═════ AVAILABLE RECORDS ═════
## Fuse LayerNorm into residual GEMM epilogue via per-row-tile completion counters

Adds a GEMM_EPI_RES_LN epilogue to the v6 GEMM. The output-projection GEMM writes z = XW + bias + residual. The last column-tile to finish for each row panel, tracked by atomic counters in the workspace, then computes LayerNorm over the full row and writes h, mean and rstd. In both post-norm and pre-norm blocks this replaces the separate layernorm_fwd launches after the attention and MLP projections, including the next layer's ln1. The goal is to drop the extra launch and the re-read of z from memory. In exchange it adds a memset per call, cross-workgroup synchronization, and a serial LN tail on one workgroup per row panel, and it disables split-K for the attention projection.

```diff
diff --git a/contrastors_amd/_C.py b/contrastors_amd/_C.py
--- a/contrastors_amd/_C.py
+++ b/contrastors_amd/_C.py
@@ -108,6 +108,7 @@
     "cx_swiglu_bwd": (i32, [vp, vp, vp, i32, i32, i32, vp]),
     "cx_gemm_bf16_swiglu": (i32, [vp, vp, vp, vp, i32, i32, i32, i32, i32, i32, i32, vp]),
     "cx_gemm_bf16_nt_residual": (i32, [vp, vp, vp, vp, vp, i32, i32, i32, i32, i32, i32, i32, vp]),
+    "cx_gemm_bf16_nt_residual_layernorm": (i32, [vp] * 11 + [i32] * 7 + [f32, vp]),
     "cx_gemm_bf16_swiglu_bwd": (i32, [vp, vp, vp, vp, i32, i32, i32, i32, i32, i32, vp]),
     "cx_gemm_bf16_nt_splitk": (i32, [vp, vp, vp, vp, vp, vp, i64, i32, i32, i32, i32, i32, i32, i32, vp]),
     "cx_gemm_bf16_swiglu_gate": (i32, [vp, vp, vp, vp, i32, i32, i32, i32, i32, i32, i32, vp]),
diff --git a/contrastors_amd/csrc/engine.hip b/contrastors_amd/csrc/engine.hip
--- a/contrastors_amd/csrc/engine.hip
+++ b/contrastors_amd/csrc/engine.hip
@@ -95,16 +95,41 @@
     return cx_gemm_bf16_nt_accum(b->tr_a, b->tr_b, gW, b->ws_f32, b->ws_floats, out_f, in_f, Tp, Tp, Tp, stream);
 }
 
+struct LnSite {
+    const float* gamma;
+    const float* beta;
+    uint16_t* h;
+    float* mean;
+    float* rstd;
+    float eps;
+    bool done;
+};
+#ifndef CX_LN_FUSE_SITES
+#define CX_LN_FUSE_SITES 3
+#endif
 int proj_residual(const uint16_t* x, const uint16_t* W, const float* bias, const uint16_t* residual, uint16_t* out, int T,
-                  int N, int K, bool* folded, void* stream, const CxChunkBuffers* buf = nullptr) {
+                  int N, int K, bool* folded, void* stream, const CxChunkBuffers* buf = nullptr, LnSite* ln = nullptr,
+                  bool splitk = true) {
     *folded = false;
-    if (buf && buf->ws_f32 && (long)((T + 255) / 256) * ((N + 255) / 256) <= 64 && K >= 1536) {
+    if (ln) ln->done = false;
+    if (splitk && buf && buf->ws_f32 && (long)((T + 255) / 256) * ((N + 255) / 256) <= 64 && K >= 1536) {
         const int rc = cx_gemm_bf16_nt_splitk(x, W, out, bias, residual, buf->ws_f32, buf->ws_floats, T, N, K, K, K, N, N, stream);
         if (rc != CX_ERR_SHAPE) {
             *folded = residual != nullptr && rc == CX_OK;
             return rc;
         }
     }
+#ifndef CX_AB_LN_PAIR
+    if (residual && ln && buf && buf->ws_f32 && buf->ws_floats >= ((long)(T + 255) / 256 + 3) / 4 * 4 &&
+        ((CX_LN_FUSE_SITES) & (K <= 1536 ? 1 : 2)) != 0) {
+        const int rc = cx_gemm_bf16_nt_residual_layernorm(x, W, out, bias, residual, ln->gamma, ln->beta, ln->h, ln->mean, ln->rstd,
+                                                          buf->ws_f32, T, N, K, K, K, N, N, ln->eps, stream);
+        if (rc != CX_ERR_SHAPE) {
+            *folded = ln->done = rc == CX_OK;
+            return rc;
+        }
+    }
+#endif
     if (residual) {
         const int rc = cx_gemm_bf16_nt_residual(x, W, out, bias, residual, T, N, K, K, K, N, N, stream);
         if (rc != CX_ERR_SHAPE) {
@@ -147,11 +172,12 @@
         return cx_bias_act_fwd(s.yg(l), w.bfc1, s.act(l), T, I, enc->mlp_act, stream);
     }
     int mlp(const CxLayerWeights& w, const uint16_t* x, int l, uint16_t* out, const uint16_t* residual, bool keep,
-            bool* folded) const {
+            bool* folded, LnSite* ln = nullptr) const {
         CX_TRY(mlp_up(w, x, l, keep));
-        return proj_residual(ext_subln(ext) ? s.ez(ext, l) : s.act(l), w.Wfc2, w.bfc2, residual, out, T, enc->d, enc->d_inner, folded, stream, buf);
-    }
-    int attn(const CxLayerWeights& w, const uint16_t* x, int l, uint16_t* out, const uint16_t* residual, bool* folded) const {
+        return proj_residual(ext_subln(ext) ? s.ez(ext, l) : s.act(l), w.Wfc2, w.bfc2, residual, out, T, enc->d, enc->d_inner, folded, stream, buf, ln);
+    }
+    int attn(const CxLayerWeights& w, const uint16_t* x, int l, uint16_t* out, const uint16_t* residual, bool* folded,
+             LnSite* ln = nullptr) const {
         const int d = enc->d;
         CX_TRY(cx_gemm_bf16_nt(x, w.Wqkv, s.qkv(l), w.bqkv, T, 3 * d, d, d, d, 3 * d, 0, 1, 1.f, stream));
         if (ext_rope(ext))
@@ -170,7 +196,7 @@
             CX_TRY(cx_attn_varlen_fwd(s.qkv(l), cu_seqlens, enc->rot_cos, enc->rot_sin, s.ctx(l), s.lse(l), Bc, enc->n_head, T,
                                       max_seqlen, enc->softmax_scale, stream));
         }
-        return proj_residual(s.ctx(l), w.Wout, w.bout, residual, out, T, d, d, folded, stream);
+        return proj_residual(s.ctx(l), w.Wout, w.bout, residual, out, T, d, d, folded, stream, buf, ln,  false);
     }
     int post_block(int l, const uint16_t* h_in, bool keep) const {
         const CxLayerWeights& w = enc->layers[l];
@@ -186,27 +212,42 @@
                                                 s.rstd2(l), T, d, enc->ln_eps, p, buf->drop_seed, buf->drop_offset, 2 * l + 1,
                                                 stream);
         }
-        CX_TRY(attn(w, h_in, l, s.z1(l), h_in, &f1));
-        CX_TRY(cx_layernorm_fwd(s.z1(l), f1 ? nullptr : h_in, w.ln1_g, w.ln1_b, s.h1(l), (keep && !f1) ? s.z1(l) : nullptr,
-                                s.mean1(l), s.rstd1(l), T, d, enc->ln_eps, stream));
-        CX_TRY(mlp(w, s.h1(l), l, s.z2(l), s.h1(l), keep, &f2));
+        LnSite ln1{w.ln1_g, w.ln1_b, s.h1(l), s.mean1(l), s.rstd1(l), enc->ln_eps, false};
+        LnSite ln2{w.ln2_g, w.ln2_b, s.h2(l), s.mean2(l), s.rstd2(l), enc->ln_eps, false};
+        CX_TRY(attn(w, h_in, l, s.z1(l), h_in, &f1, &ln1));
+        if (!ln1.done)
+            CX_TRY(cx_layernorm_fwd(s.z1(l), f1 ? nullptr : h_in, w.ln1_g, w.ln1_b, s.h1(l), (keep && !f1) ? s.z1(l) : nullptr,
+                                    s.mean1(l), s.rstd1(l), T, d, enc->ln_eps, stream));
+        CX_TRY(mlp(w, s.h1(l), l, s.z2(l), s.h1(l), keep, &f2, &ln2));
+        if (ln2.done) return CX_OK;
         return cx_layernorm_fwd(s.z2(l), f2 ? nullptr : s.h1(l), w.ln2_g, w.ln2_b, s.h2(l), (keep && !f2) ? s.z2(l) : nullptr,
                                 s.mean2(l), s.rstd2(l), T, d, enc->ln_eps, stream);
     }
     bool drop() const { return buf->drop_active && enc->resid_pdrop > 0.f; }
     int pre_block(int l, const uint16_t* x, const uint16_t* r, bool r_folded, bool keep, bool up_only, const uint16_t** x_out,
-                  const uint16_t** r_out, bool* folded_out) const {
+                  const uint16_t** r_out, bool* folded_out, bool ln1_done = false, bool* next_ln1_done = nullptr) const {
         const CxLayerWeights& w = enc->layers[l];
         const int d = enc->d, L = enc->n_layer;
-        CX_TRY(cx_layernorm_fwd(x, r, w.ln1_g, w.ln1_b, s.h1(l), (r_folded && x == s.z1(l)) ? nullptr : s.z1(l), s.mean1(l),
-                                s.rstd1(l), T, d, enc->ln_eps, stream));
+        if (next_ln1_done) *next_ln1_done = false;
+        if (!(ln1_done && r_folded && x == s.z1(l)))
+            CX_TRY(cx_layernorm_fwd(x, r, w.ln1_g, w.ln1_b, s.h1(l), (r_folded && x == s.z1(l)) ? nullptr : s.z1(l), s.mean1(l),
+                                    s.rstd1(l), T, d, enc->ln_eps, stream));
         bool f1 = false, f2 = false;
-        CX_TRY(attn(w, s.h1(l), l, s.z2(l), s.z1(l), &f1));
-        CX_TRY(cx_layernorm_fwd(s.z2(l), f1 ? nullptr : s.z1(l), w.ln2_g, w.ln2_b, s.h2(l), f1 ? nullptr : s.z2(l), s.mean2(l),
-                                s.rstd2(l), T, d, enc->ln_eps, stream));
+        LnSite ln2{w.ln2_g, w.ln2_b, s.h2(l), s.mean2(l), s.rstd2(l), enc->ln_eps, false};
+        CX_TRY(attn(w, s.h1(l), l, s.z2(l), s.z1(l), &f1, &ln2));
+        if (!ln2.done)
+            CX_TRY(cx_layernorm_fwd(s.z2(l), f1 ? nullptr : s.z1(l), w.ln2_g, w.ln2_b, s.h2(l), f1 ? nullptr : s.z2(l), s.mean2(l),
+                                    s.rstd2(l), T, d, enc->ln_eps, stream));
         if (up_only) return mlp_up(w, s.h2(l), l, keep);
         uint16_t* nxt = (l + 1 < L) ? s.z1(l + 1) : buf->zf;
-        CX_TRY(mlp(w, s.h2(l), l, nxt, s.z2(l), keep, &f2));
+        LnSite ln_next{nullptr, nullptr, nullptr, nullptr, nullptr, enc->ln_eps, false};
+        const bool to_next = next_ln1_done && l + 1 < L;
+        if (to_next) {
+            const CxLayerWeights& wn = enc->layers[l + 1];
+            ln_next = LnSite{wn.ln1_g, wn.ln1_b, s.h1(l + 1), s.mean1(l + 1), s.rstd1(l + 1), enc->ln_eps, false};
+        }
+        CX_TRY(mlp(w, s.h2(l), l, nxt, s.z2(l), keep, &f2, to_next ? &ln_next : nullptr));
+        if (to_next) *next_ln1_done = ln_next.done;
         *x_out = nxt;
         *r_out = f2 ? nullptr : s.z2(l);
         *folded_out = f2;
@@ -233,8 +274,11 @@
     const uint16_t* x = h0;
     const uint16_t* r = nullptr;
     bool r_folded = false;
+    bool ln1_done = false;
     for (int l = 0; l < L; ++l) {
-        CX_TRY(run.pre_block(l, x, r, r_folded, save != 0 && s.kept(l), false, &x, &r, &r_folded));
+        bool next_done = false;
+        CX_TRY(run.pre_block(l, x, r, r_folded, save != 0 && s.kept(l), false, &x, &r, &r_folded, ln1_done, &next_done));
+        ln1_done = next_done;
         if (save == 2 && !r_folded) return CX_ERR_SHAPE;
     }
     if (ext_no_lnf(ext)) {
diff --git a/contrastors_amd/csrc/gemm_api.hip b/contrastors_amd/csrc/gemm_api.hip
--- a/contrastors_amd/csrc/gemm_api.hip
+++ b/contrastors_amd/csrc/gemm_api.hip
@@ -189,6 +189,24 @@
     return cx_launch_gemm_v6(p, GEMM_EPI_NONE, (hipStream_t)stream) == hipSuccess ? CX_OK : CX_ERR_LAUNCH;
 }
 
+int cx_gemm_bf16_nt_residual_layernorm(const uint16_t* X, const uint16_t* W, uint16_t* Z_out, const float* bias,
+                                       const uint16_t* Residual, const float* gamma, const float* beta, uint16_t* H_out,
+                                       float* mean, float* rstd, void* counters, int M, int N, int K, int ldx, int ldw, int ldo,
+                                       int ldr, float eps, void* stream) {
+    if (M <= 0 || N <= 0) return CX_OK;
+    if (!Residual || !Z_out || !gamma || !beta || !H_out || !mean || !rstd || !counters) return CX_ERR_ARG;
+    if (K <= 0 || (K % 64) != 0 || (N % 256) != 0 || N > 1024 || ldo != N || (ldr % 8) != 0) return CX_ERR_SHAPE;
+    if ((ldx % 8) != 0 || (ldw % 8) != 0) return CX_ERR_ALIGN;
+    if ((reinterpret_cast<uintptr_t>(counters) & 15) != 0) return CX_ERR_ALIGN;
+    GemmParams p = base_params(X, W, Z_out, bias, M, N, K, ldx, ldw, ldo);
+    p.Out2 = const_cast<uint16_t*>(Residual); p.ldo2 = ldr;
+    p.ln_gamma = gamma; p.ln_beta = beta; p.ln_out = H_out; p.ln_mean = mean; p.ln_rstd = rstd;
+    p.ln_cnt = static_cast<unsigned int*>(counters); p.ln_eps = eps;
+    if (!cx_gemm_v6_res_ln_covers(p)) return CX_ERR_SHAPE;
+    ProfScope prof(2.0 * (double)M * (double)N * (double)K, (hipStream_t)stream);
+    return cx_launch_gemm_v6(p, GEMM_EPI_RES_LN, (hipStream_t)stream) == hipSuccess ? CX_OK : CX_ERR_LAUNCH;
+}
+
 int cx_gemm_bf16_bias_gelu(const uint16_t* X, const uint16_t* W, const float* bias, uint16_t* Pre, uint16_t* Act, int M, int N,
                            int K, int ldx, int ldw, int ld_pre, int ld_act, void* stream) {
     return cx_gemm_bf16_bias_act(X, W, bias, Pre, Act, M, N, K, ldx, ldw, ld_pre, ld_act, 0, stream);
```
═════
- **WORK ITEM**:
Respond with a single number, namely how many lines of the entries contain the word "LnSite".

- **YOUR RESPONSE**:
9